The results indicate that the degradation of the BESS significantly affects the operational cost of an MG, as the BESS remains a high-cost component. The estimated average degradation costs are 1.14 BRL/kWh for systems valued at BRL 1.5 million and 0.766 BRL/kWh for systems valued at BRL 1 million. Consequently, in the current configuration, the BESS tends to be underutilized, as its degradation cost often exceeds the benefits provided by net metering discounts, considering current energy tariffs and discount rates. However, it was observed that the BESS is utilized in scenarios where user self-consumption constraints are imposed.

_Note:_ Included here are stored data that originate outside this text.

struct FastArgs {
    RenderArgs r;
    const unsigned char *hot_src;
    uint32_t hot_bytes;
    uint32_t off_nodes4, off_leafrecs, off_lambert, off_metal, off_diel, off_dlight, off_iso, off_solid, off_checker;
    uint32_t off_tstack;
    int node_first, node_count;
    unsigned int *next_q;
    int tiles_x, tiles_total;
    uint32_t off_stack;
    int stack_lds_depth;
    const unsigned *tile_order;
    int gen_tiles;
    int spread_shift;
    unsigned *tile_cost;
    int th_s, th_l, t_keep;
    int sub;
    float *vaccum;
    float4 *deep;
// ... 370 lines not shown
#define TS_AT(ptr) (*(ptr))
    const DLambert *lambert = (const DLambert *)(lds + BU_U(L.off_lambert));
    const DMetal *metal = (const DMetal *)(lds + BU_U(L.off_metal));
    const DDielectric *dielectric = (const DDielectric *)(lds + BU_U(L.off_diel));
    const DLambert *dlight = (const DLambert *)(lds + BU_U(L.off_dlight));
    const DLambert *isotropic = (const DLambert *)(lds + BU_U(L.off_iso));
    const DSolid *solid = (const DSolid *)(lds + BU_U(L.off_solid));
    const DChecker *checker = (const DChecker *)(lds + BU_U(L.off_checker));

    const int node_first = BU_I(L.node_first), node_end = node_first + BU_I(L.node_count);
    const int th_s = BU_I(L.th_s), th_l = BU_I(L.th_l), t_keep = BU_I(L.t_keep);
    const int sqrt_spp = BU_I(L.r.sqrt_spp), bounce_limit = BU_I(L.r.bounce_limit);
    const float bg_x = BU_F(L.r.background.x), bg_y = BU_F(L.r.background.y), bg_z = BU_F(L.r.background.z);
    const int spp = sqrt_spp * sqrt_spp;
    const unsigned total_q = (unsigned)BU_I(L.tiles_total) * 64u;

    int state = ((int)(threadIdx.x & 63u) < BU_I(L.lane_cap)) ? ST_S : ST_DONE, kind = K_NEWPIX;
    int xy = 0, lofs = 0;
    Rng rng; rng.d = rng.v0 = rng.v1 = rng.v2 = rng.v3 = rng.v4 = 0; rng.draws = 0;
    V3 pixel_color = mk(0, 0, 0);
    int s_ij = 0, iter = 0;
    uint32_t segments = 0;
    Ray ray; ray.o = mk(0, 0, 0); ray.d = mk(0, 0, 1); ray.tm = 0;
    float ray_time0 = 0;
    OwnRay orr; orr.ix = orr.iy = orr.iz = 1; orr.mx = orr.my = orr.mz = 0; orr.band = 0; orr.invlen = 1;
    float ray_a = 1, closest = 0;
    float ray_a_rcp = 1;
    int best = -1;
    uint32_t node = 0;
    unsigned short *spa = ts_base;
    int flags = 0;
    DeepPtr stack_deep = (DeepPtr)BU_P(L.deep) + ((size_t)blockIdx.x * BLOCK + threadIdx.x);
    const size_t deep_stride = (size_t)gridDim.x * BLOCK;
    unsigned long long ident_mask = 0ull;
    float4 *stack_lds = (float4 *)(lds + BU_U(L.off_stack));
    const int DL = BU_I(L.stack_lds_depth);
#ifdef MORT_PROFILE_STATES
    unsigned long long *const counters_p = fap->r.counters;
    unsigned long long prof[6] = {0, 0, 0, 0, 0, 0};
    unsigned long long prof_truns = 0;
    unsigned long long profc[8] = {0, 0, 0, 0, 0, 0, 0, 0};
    unsigned long long ps0 = 0, ps1;
#define PROFS0() do { ps0 = __builtin_readcyclecounter(); } while (0)
#define PROFS(i) do { ps1 = __builtin_readcyclecounter(); profc[i] += ps1 - ps0; ps0 = ps1; } while (0)
    unsigned long long pt0 = __builtin_readcyclecounter(), pt1;
    const unsigned long long prof_r0 = __builtin_amdgcn_s_memrealtime();
#define PROF(i, lanes) do { prof[2 * (i)] += 1; prof[2 * (i) + 1] += (unsigned long long)(lanes); } while (0)
    unsigned long long profb[12] = {0, 0, 0, 0, 0, 0, 0, 0, 0, 0, 0, 0};
#ifdef MORT_PROFILE_FINE
#define PROFB(i) do { } while (0)
    unsigned long long proff[12] = {0, 0, 0, 0, 0, 0, 0, 0, 0, 0, 0, 0};
#define PROFF(i) do { ps1 = __builtin_readcyclecounter(); proff[i] += ps1 - ps0; profc[4] += ps1 - ps0; ps0 = ps1; } while (0)
#else
#define PROFF(i) do { } while (0)
#define PROFB(i) do { const unsigned long long m_ = __ballot(1); if ((int)(threadIdx.x & 63) == __ffsll((long long)m_) - 1) { \
        atomicAdd(&counters_p[18 + 2 * (i)], 1ull); atomicAdd(&counters_p[19 + 2 * (i)], (unsigned long long)__popcll(m_)); } } while (0)
#endif
#define PROFC(i) do { pt1 = __builtin_readcyclecounter(); profc[i] += pt1 - pt0; pt0 = pt1; } while (0)
#else
#define PROF(i, lanes) do { } while (0)
#define PROFB(i) do { } while (0)
#define PROFF(i) do { } while (0)
#define PROFC(i) do { } while (0)
#define PROFS0() do { } while (0)
#define PROFS(i) do { } while (0)
#endif

    int leader = -1;
    const bool drain_rounds = DRAIN && BU_I(L.drain_rounds) == 1;
    const bool live_thresholds = BU_I(L.drain_rounds) == 3;
    bool running = true;
    while (running) {
      int nS = 0;
      for (;;) {
        const unsigned long long mT = __ballot(state == ST_T);
        const unsigned long long mL = __ballot(state == ST_L);
        const unsigned long long mS = __ballot(state == ST_S);
        if ((mT | mL | mS) == 0ull) { running = false; break; }
        const int nT = __popcll(mT), nL = __popcll(mL);
        nS = __popcll(mS);
        int pick;
// ... 130 lines not shown
                        atomicAdd(&fap->r.counters[3], 1ull);
                        const RefHit h = reference_walk(fap->r.sc.nodes, node_first, node_end, fap->r.sc.spheres, ray.o.x, ray.o.y, ray.o.z,
                                                        ray.d.x, ray.d.y, ray.d.z, ray.tm, ray_a);
                        best = h.best; closest = h.closest;
                    }
                    PROFF(0);
                REGION("S:hitrecord");
                    if (best < 0) {
                        final_value = mk(bg_x, bg_y, bg_z);
                        kind = K_FINISH;
                    } else {
                        DSphere sp;
                        if (need_ref) sp = fap->r.sc.spheres[best];
                        else {
                            const float4 *lp = leafrecs + (best >> 16) + ((best & 0x8000) ? 2 : 0);
                            const float4 s0 = lp[0], s1 = lp[1];
                            sp.cx = s0.x; sp.cy = s0.y; sp.cz = s0.z; sp.radius = s0.w; sp.vx = s1.x; sp.vy = s1.y; sp.vz = s1.z; sp.mat = __float_as_uint(s1.w);
                        }
                        const V3 p = ray_at(ray, closest);
                        const V3 outward = vdiv(vsub(p, sphere_center(sp, ray.tm)), sp.radius);
                        const bool front_face = vdot(ray.d, outward) < 0;
                        const V3 normal = front_face ? outward : vneg(outward);
                        const int mtype = DREF_TYPE(sp.mat), midx = DREF_IDX(sp.mat);
                        PROFF(1);
                        StackEntry e;
                        if (mtype == MORT_MAT_METAL) {
                REGION("S:metal");
                            PROFB(0);
                            const DMetal m = metal[midx];
                            V3 reflected = reflect(ray.d, normal);
                            reflected = vadd(vunit(reflected), vscale(m.fuzz, random_unit_vector(rng)));
                            ray.o = p; ray.d = reflected;
                            e.kx = 1.0f * m.r; e.ky = 1.0f * m.g; e.kz = 1.0f * m.b; e.rp = 1.0f;
                            PROFF(2);
                        } else if (mtype == MORT_MAT_DIELECTRIC) {
                REGION("S:dielectric");
                            PROFB(1);
                            const DDielectric m = dielectric[midx];
                            const float refraction_ratio = front_face ? m.inv_ior : m.ior;
                            const V3 unit_direction = vunit(ray.d);
                            const float cos_theta = (float)mort_fmin((double)vdot(vneg(unit_direction), normal), 1.0);
                            const float sin_theta = (float)mort_sqrt(1.0 - (double)(cos_theta * cos_theta));
                            const bool cant_refract = (double)(refraction_ratio * sin_theta) > 1.0;
                            V3 direction;
                            if (cant_refract || reflectance(cos_theta, refraction_ratio) > random_float(rng))
                                direction = reflect(unit_direction, normal);
                            else
                                direction = refract(unit_direction, normal, refraction_ratio);
                            ray.o = p; ray.d = direction;
                            e.kx = 1.0f; e.ky = 1.0f; e.kz = 1.0f; e.rp = 1.0f;
                            ident_mask |= (1ull << iter);
                            PROFF(3);
                        } else if (mtype == MORT_MAT_LAMBERTIAN || mtype == MORT_MAT_ISOTROPIC) {
                REGION("S:lambertian");
                            PROFB(2);
                            const bool lamb = (mtype == MORT_MAT_LAMBERTIAN);
                            const DLambert m = lamb ? lambert[midx] : isotropic[midx];
                            V3 attenuation = mk(m.r, m.g, m.b);
                            if (m.tex != 0) {
                                uint32_t tex = m.tex;
                                bool resolved = false;
                                for (int guard = 0; guard < 8 && !resolved; guard++) {
                                    const int tt = DREF_TYPE(tex), ti = DREF_IDX(tex);
                                    if (tt == MORT_TEXTURE_SOLID) { const DSolid sc = solid[ti]; attenuation = mk(sc.r, sc.g, sc.b); resolved = true; }
                                    else if (tt == MORT_TEXTURE_CHECKER) {
                                        const DChecker c = checker[ti];
                                        const int xi = mort_f2i(mort_floorf(c.inv_scale * p.x));
                                        const int yi = mort_f2i(mort_floorf(c.inv_scale * p.y));
                                        const int zi = mort_f2i(mort_floorf(c.inv_scale * p.z));
                                        tex = ((xi + yi + zi) % 2 == 0) ? c.even : c.odd;
                                    } else break;
                                }
                                if (!resolved) {
                                    const V3Ret c = texture_value_uv(&fap->r.sc, tex, outward.x, outward.y, outward.z, p.x, p.y, p.z);
                                    attenuation = mk(c.x, c.y, c.z);
                                }
                            }
                            PROFF(4);
                REGION("S:lamb_scatter");
                            V3 dir;
                            float mat_pdf, scattering_pdf;
                            if (lamb) {
                                const Onb uvw = onb_from_w(normal);
                                dir = onb_local(uvw, random_cosine_direction(rng));
                                const V3 ud = vunit(dir);
                                const float cosine_theta = vdot(ud, uvw.w);
                                mat_pdf = mort_fmaxf(0, (float)((double)cosine_theta / 3.1415926));
                                const float cos_theta = vdot(normal, ud);
                                scattering_pdf = (cos_theta < 0) ? 0.0f : (float)((double)cos_theta / 3.141592565);
                            } else {
                                dir = random_unit_vector(rng);
                                mat_pdf = (float)(1 / (4 * 3.1415926));
                                scattering_pdf = (float)(1 / (4 * 3.1415926));
                            }
                            ray.o = p; ray.d = dir; ray.tm = ray_time0;
                            e.kx = scattering_pdf * attenuation.x; e.ky = scattering_pdf * attenuation.y; e.kz = scattering_pdf * attenuation.z;
                            e.rp = 1 / mat_pdf;
                            PROFF(5);
                        } else {
                REGION("S:light");
                            V3 emission = mk(0, 0, 0);
                            if (mtype == MORT_MAT_DIFFUSE_LIGHT && front_face) {
                                const DLambert m = dlight[midx];
                                if (m.tex == 0) emission = mk(m.r, m.g, m.b);
                                else { const V3Ret c = texture_value_uv(&fap->r.sc, m.tex, outward.x, outward.y, outward.z, p.x, p.y, p.z); emission = mk(c.x, c.y, c.z); }
                            }
                            final_value = emission;
                            kind = K_FINISH;
                            PROFF(6);
                        }
                REGION("S:stackstore");
                        if (kind == K_SHADE) {
                            if (!((ident_mask >> iter) & 1ull)) {
                                float4 e4; e4.x = e.kx; e4.y = e.ky; e4.z = e.kz; e4.w = e.rp;
                                if (iter < DL) stack_lds[iter * BLOCK + threadIdx.x] = e4;
                                else stack_deep[(size_t)(iter - DL) * deep_stride] = DeepEntry{e4.x, e4.y, e4.z, e4.w};
                            }
                            iter++;
                            if (iter >= bounce_limit) { final_value = mk(0, 0, 0); kind = K_FINISH; }
                        }
                    }
                }
                REGION("S:finish");
                PROFS(4);
                if (kind == K_FINISH) {
                    PROFB(3);
                    if (iter > 0) {
                        unsigned long long todo = ~ident_mask & (iter >= 64 ? ~0ull : ((1ull << iter) - 1ull));
                        if ((ident_mask >> (iter - 1)) & 1ull) final_value = vadd(mk(0, 0, 0), final_value);
                        while (todo != 0ull) {
                            const int lvl = 63 - __builtin_clzll(todo);
                            todo &= ~(1ull << lvl);
                            StackEntry e;
                            if (lvl < DL) { const float4 e4 = stack_lds[lvl * BLOCK + threadIdx.x]; e.kx = e4.x; e.ky = e4.y; e.kz = e4.z; e.rp = e4.w; }
                            else { const DeepEntry e4 = stack_deep[(size_t)(lvl - DL) * deep_stride]; e.kx = e4.x; e.ky = e4.y; e.kz = e4.z; e.rp = e4.w; }
                            const V3 t = vmul(mk(e.kx, e.ky, e.kz), final_value);
                            final_value = vadd(mk(0, 0, 0), vscale(e.rp, t));
                        }
                        iter = 0;
                    }
                    ident_mask = 0ull;
                    pixel_color = vadd(pixel_color, final_value);
                    s_ij++;
                    bool more;
                    if constexpr (SUB) {
                        more = (s_ij & 0xffff) != sqrt_spp;
                    } else {
                        if ((s_ij & 0xffff) == sqrt_spp) s_ij = (s_ij & ~0xffff) + 0x10000;
                        more = (s_ij >> 16) < sqrt_spp;
                    }
                    if (more) {
                        kind = K_NEWSAMPLE;
                    } else {
                        pixel_write<PROBE, SUB>(fap, pixel_color.x, pixel_color.y, pixel_color.z, lofs, segments, rng.draws, rng.d, rng.v0, rng.v1, rng.v2, rng.v3, rng.v4);
                        kind = K_NEWPIX;
                    }
                }
                REGION("S:newpix");
                PROFS(5);
                if (kind == K_NEWPIX) {
                    const PixelFetch pf = pixel_fetch<SUB>(fap, total_q);
                    if (!pf.got) state = ST_DONE;
                    else {
                        xy = pf.xy; lofs = pf.lofs;
                        rng.d = pf.d; rng.v0 = pf.v0; rng.v1 = pf.v1; rng.v2 = pf.v2; rng.v3 = pf.v3; rng.v4 = pf.v4;
                        rng.draws = 0;
                        pixel_color = mk(0, 0, 0);
                        s_ij = SUB ? ((pf.got - 1) << 16) : 0; segments = 0;
                        kind = (spp > 0) ? K_NEWSAMPLE : K_FINISH;
                        if (spp <= 0) {
                            final_value = mk(0, 0, 0);
                        }
                    }
                }
// ... 3 lines not shown
                    if (kind == K_NEWSAMPLE) {
                        PROFB(4);
                        ray = get_ray(s_cam, xy & 0xffff, (xy >> 16) & 0x7fff, rng, s_ij & 0xffff, s_ij >> 16);
                        ray_time0 = ray.tm;
                        iter = 0;
                        kind = K_SHADE;
                        if (bounce_limit <= 0) { final_value = mk(0, 0, 0); kind = K_FINISH; }
                    }
                REGION("S:setup");
                    if (kind == K_SHADE) {
                        ray_a = vlen2(ray.d);
                        ray_a_rcp = div_prepare(ray_a).r;
                        orr.ix = 1.0f / ray.d.x; orr.iy = 1.0f / ray.d.y; orr.iz = 1.0f / ray.d.z;
                        orr.mx = ray.o.x * orr.ix; orr.my = ray.o.y * orr.iy; orr.mz = ray.o.z * orr.iz;
                        const float mm = __builtin_fmaxf(__builtin_fmaxf(mort_fabsf(orr.mx), mort_fabsf(orr.my)), mort_fabsf(orr.mz));
                        orr.band = mm * 4.76837158203125e-07f;
                        orr.invlen = 1.01f / mort_sqrtf(ray_a);
                        const bool ordinary = own_inv_ok(orr.ix) && own_inv_ok(orr.iy) && own_inv_ok(orr.iz) && (mm < 1e30f);
                        closest = __builtin_inff();
                        best = -1;
                        node = 0; spa = ts_base;
                        flags = ordinary ? FL_SIGNS(own_sign_offset(orr.ix), own_sign_offset(orr.iy), own_sign_offset(orr.iz)) : FL_REF;
                        segments++;
                        state = ordinary ? ST_T : ST_S;
                    }
                }
            }
                REGION("S:end");
            if (DRAIN && __ballot(state == ST_DONE) != 0ull) {
                unsigned key = (state <= ST_S) ? ((unsigned)((s_ij >> 16) * sqrt_spp + (s_ij & 0xffff)) << 6) | (threadIdx.x & 63u) : 0xffffffffu;
                for (int off = 32; off > 0; off >>= 1) { const unsigned o = (unsigned)__shfl_xor((int)key, off); key = o < key ? o : key; }
                leader = (key == 0xffffffffu) ? -1 : __builtin_amdgcn_readfirstlane((int)(key & 63u));
            }
            PROFS(7);
            PROFC(2);
        }
    }
    if ((threadIdx.x & 63) == 0) {
#ifdef MORT_PROFILE_STATES
#ifdef MORT_PROFILE_FINE
        for (int k = 0; k < 12; k++) atomicAdd(&counters_p[18 + k], proff[k]);
#endif
        for (int k = 0; k < 6; k++) atomicAdd(&counters_p[4 + k], prof[k]);
        atomicAdd(&counters_p[30], prof_truns);
        for (int k = 0; k < 4; k++) atomicAdd(&counters_p[10 + k], profc[k]);
        for (int k = 4; k < 8; k++) atomicAdd(&counters_p[14 + k - 4], profc[k]);
        if (fap->wave_log) {
            unsigned long long *w = fap->wave_log + 16 * ((size_t)blockIdx.x * (BLOCK / 64) + (threadIdx.x >> 6));
            w[0] = blockIdx.x; w[1] = threadIdx.x >> 6; w[2] = __builtin_amdgcn_s_memrealtime() - prof_r0;
            w[3] = prof[0]; w[4] = prof[2]; w[5] = 0; w[6] = prof[4]; w[7] = profc[0]; w[8] = profc[1]; w[9] = 0; w[10] = profc[2]; w[11] = profc[3];
        }
        (void)profb;
#endif
    }
}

These constraints, which define the minimum self-consumption levels required, drive the strategic operation of the BESS at times that minimize MG operational costs while meeting self-consumption requirements.

Future projections suggest that reducing BESS acquisition and operational costs, combined with rising energy tariffs and regulatory changes, such as total restrictions on excess energy injection into the grid or associated penalties, could enable the wider use of BESSs in the long term. Moreover, dynamic tariffs, such as peak-hour rates, have the potential to make BESS usage economically advantageous. An additional aspect identified was the energy conversion efficiency of the BESS, which, although relevant, may limit its economic attractiveness. Energy conversion losses negatively impact the competitiveness of BESSs compared to direct energy injection into the grid, for which such losses were not modeled in this study.

Based on the results obtained, several opportunities for future research have been identified. Among them is the incorporation of rule-based models to enable real-time MG operation control, allowing for the correction of deviations from planned models. Additionally, refining DER generation forecasting models and recharge estimation algorithms is suggested to be able to improve system accuracy and efficiency. Another relevant perspective is extending the MG dispatch programming horizon to weekly scales or shorter intervals, such as intra-hourly periods, to better capture the dynamic operational conditions of the system.